Additionally, Perform3D does not include geometric updating. While for most typical analyses this will not result in a considerable difference, when calculating the ultimate capacity of the building as well as determine at what drift the structure experiences geometric instability the lack of geometric updating can begin to play a large difference. It is therefore expected that at very large strains the results of the STEEL and Perform analyses will diverge and it is expected for some of the more realistically weighted buildings that the STEEL analyses will become unstable at a lower drift. Furthermore, for extremely high drifts it was seen that the results from the STEEL pushover analysis can show a rapid increase in base shear following the collapse of the structure. It is believed this is caused by the manner in which STEEL conducts pushover analyses. Due to the monotonically increasing applied accelerations the amount of force being applied to the structure increases regardless of whether the structure is capable of resisting this force. However, since this force must be resolved in the system the base shear of the structure will continue to increase. Through examining the deformed shape of the structure it is clear that this increase in base shear is not indicative of an increase in structural capacity post-‐
collapse but rather an artifact of conducting a force controlled analysis.
3.2.5 Analysis Discussion
A total of six models were analyzed in both STEEL and Perform and their results compared. Each model was chosen to test a specific feature of STEEL to determine how the assumptions compare to those of Perform. The models begin with a simple three element cantilever column followed by a three story single bay moment frame and a three story single bay chevron brace frame. From here, the models increase in complexity to a two bay three story moment frame and then a two bay three story chevron brace frame. Lastly, a twenty story moment frame based on Hall’s U20 building [1] was analyzed.

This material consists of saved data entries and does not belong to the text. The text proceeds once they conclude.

-              const uint8_t* half = smem + L::RES_OFFSET + buf * L::RES_SLAB + c * 64 * 128;
-              if (p.out_f32)
-                for (int b = 0; b < 2 && c0 + 32 * b < p.N; ++b)
-                  tma_store_2d(&tmF, half + b * L::RES_BOX, c0 + 32 * b, row0);
-              if (p.out_bf16) tma_store_2d(&tmO, stg_wg, c0, row0);
-            }
-            tma_store_commit();
-            pend_slab = buf;
-          }
-        } else {
-          mbar_arrive(&res_empty[slab_it & 1]);
-        }
-        ++slab_it;
-      }
-    }
-    mbar_arrive(&vec_empty[vb]);
-    if constexpr (TMA_OUT && !RES) {
-      fence_proxy_async_smem();
-      warpgroup_sync(c);
-      if (t == 0) {
-        const int row0 = m_blk * BLOCK_M + 64 * c;
-        if (row0 < p.M)
-          for (int b = 0; b < BLOCK_N / 64 && n0 + 64 * b < p.N; ++b)
-            tma_store_2d(&tmO, stg_wg + b * L::OUT_BOX, n0 + 64 * b, row0);
-        tma_store_commit();
-      }
-    }
-    if (flags & B200VIT_EPI_STATS) {
-#pragma unroll
-      for (int h = 0; h < 2; ++h)
-#pragma unroll
-        for (int q = 0; q < CHUNKS; ++q) {
-          st_sum[h][q] += __shfl_xor_sync(0xffffffffu, st_sum[h][q], 1);
-          st_sum[h][q] += __shfl_xor_sync(0xffffffffu, st_sum[h][q], 2);
-          st_sq[h][q] += __shfl_xor_sync(0xffffffffu, st_sq[h][q], 1);
-          st_sq[h][q] += __shfl_xor_sync(0xffffffffu, st_sq[h][q], 2);
-        }
-      if ((lane & 3) == 0) {
-        const int per = p.stats_width / 64;
-        const int first = n0 / p.stats_width;
-        const int last = (n_blk == p.num_n_tiles - 1) ? p.stats_parts : first + CHUNKS / per;
-#pragma unroll
-        for (int h = 0; h < 2; ++h) {
-          if (!row_ok[h]) continue;
-          float* so = p.stats_out + 2 * (size_t)row[h] * p.stats_parts;
-          for (int part = first; part < last; ++part) {
-            float a = 0.f, b = 0.f;
-#pragma unroll
-            for (int q = 0; q < CHUNKS; ++q)
-              if (first + q / per == part) {
-                a += st_sum[h][q];
-                b += st_sq[h][q];
-              }
-            *reinterpret_cast<float2*>(so + 2 * part) = make_float2(a, b);
-          }
-        }
-      }
-    }
-  }
-  if (TMA_OUT && t == 0) tma_store_wait<0>();
+    prev_stage = -1;
+    epi.begin(tile, it);
+    epi.template groups<0, BLOCK_N / 8>(acc);
+    epi.end();
+  };
+
+  if constexpr (!OVERLAP) {
+    float acc[NACC];
+    for (int tile = blockIdx.x, it = 0; tile < num_tiles; tile += gridDim.x, ++it) {
+      main_loop(acc);
+      finish(acc, tile, it);
+    }
+    if (TMA_OUT && t == 0) tma_store_wait<0>();
+  } else {
+    auto main_loop_with_epilogue = [&](float (&acc)[NACC], float (&prev)[NACC], int ptile, int it) {
+      const int nkb = p.num_k_blocks;
+      static_for<EPI_STEPS>([&](auto step) {
+        constexpr int S = decltype(step)::value;
+        if (S < nkb) issue(acc, S);
+        if constexpr (S == 0) {
+          wgmma_wait<1>();
+          fence_regs(prev);
+          retire();
+          epi.begin(ptile, it);
+        }
+        epi.template groups<S * EPI_GROUPS, (S + 1) * EPI_GROUPS>(prev);
+        if constexpr (S == EPI_STEPS - 1) epi.end();
+        if (S > 0 && S < nkb) {
+          wgmma_wait<1>();
+          retire();
+        }
+      });
+#pragma unroll 1
+      for (int kb = EPI_STEPS; kb < nkb; ++kb) {
+        issue(acc, kb);
+        if (RES && kb == EPI_STEPS && t == 0) epi.drain();
+        wgmma_wait<1>();
+        retire();
+      }
+    };
+    float acc0[NACC], acc1[NACC];
+    int tile = blockIdx.x;
+    if (tile < num_tiles) {
+      main_loop(acc0);
+      for (int it = 0;; it += 2) {
+        if (tile + (int)gridDim.x >= num_tiles) {
+          finish(acc0, tile, it);
+          break;
+        }
+        main_loop_with_epilogue(acc1, acc0, tile, it);
+        tile += gridDim.x;
+        if (tile + (int)gridDim.x >= num_tiles) {
+          finish(acc1, tile, it + 1);
+          break;
+        }
+        main_loop_with_epilogue(acc0, acc1, tile, it + 1);
+        tile += gridDim.x;
+      }
+    }
+    if (t == 0) tma_store_wait<0>();
+  }
 }
 
 static std::atomic<int> g_gemm_block_n{0};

For some of these models, properties such as the section sizes and masses may be considered nonrealistic, however, as the goal of this study was to compare the results of Perform and STEEL the actual specifics of the models are not as important as the comparative results from the two software systems. Often, particular masses or section sizes were chosen to encourage a specific type of nonlinear behavior or to simplify the model so as to reduce the number of variables for comparison.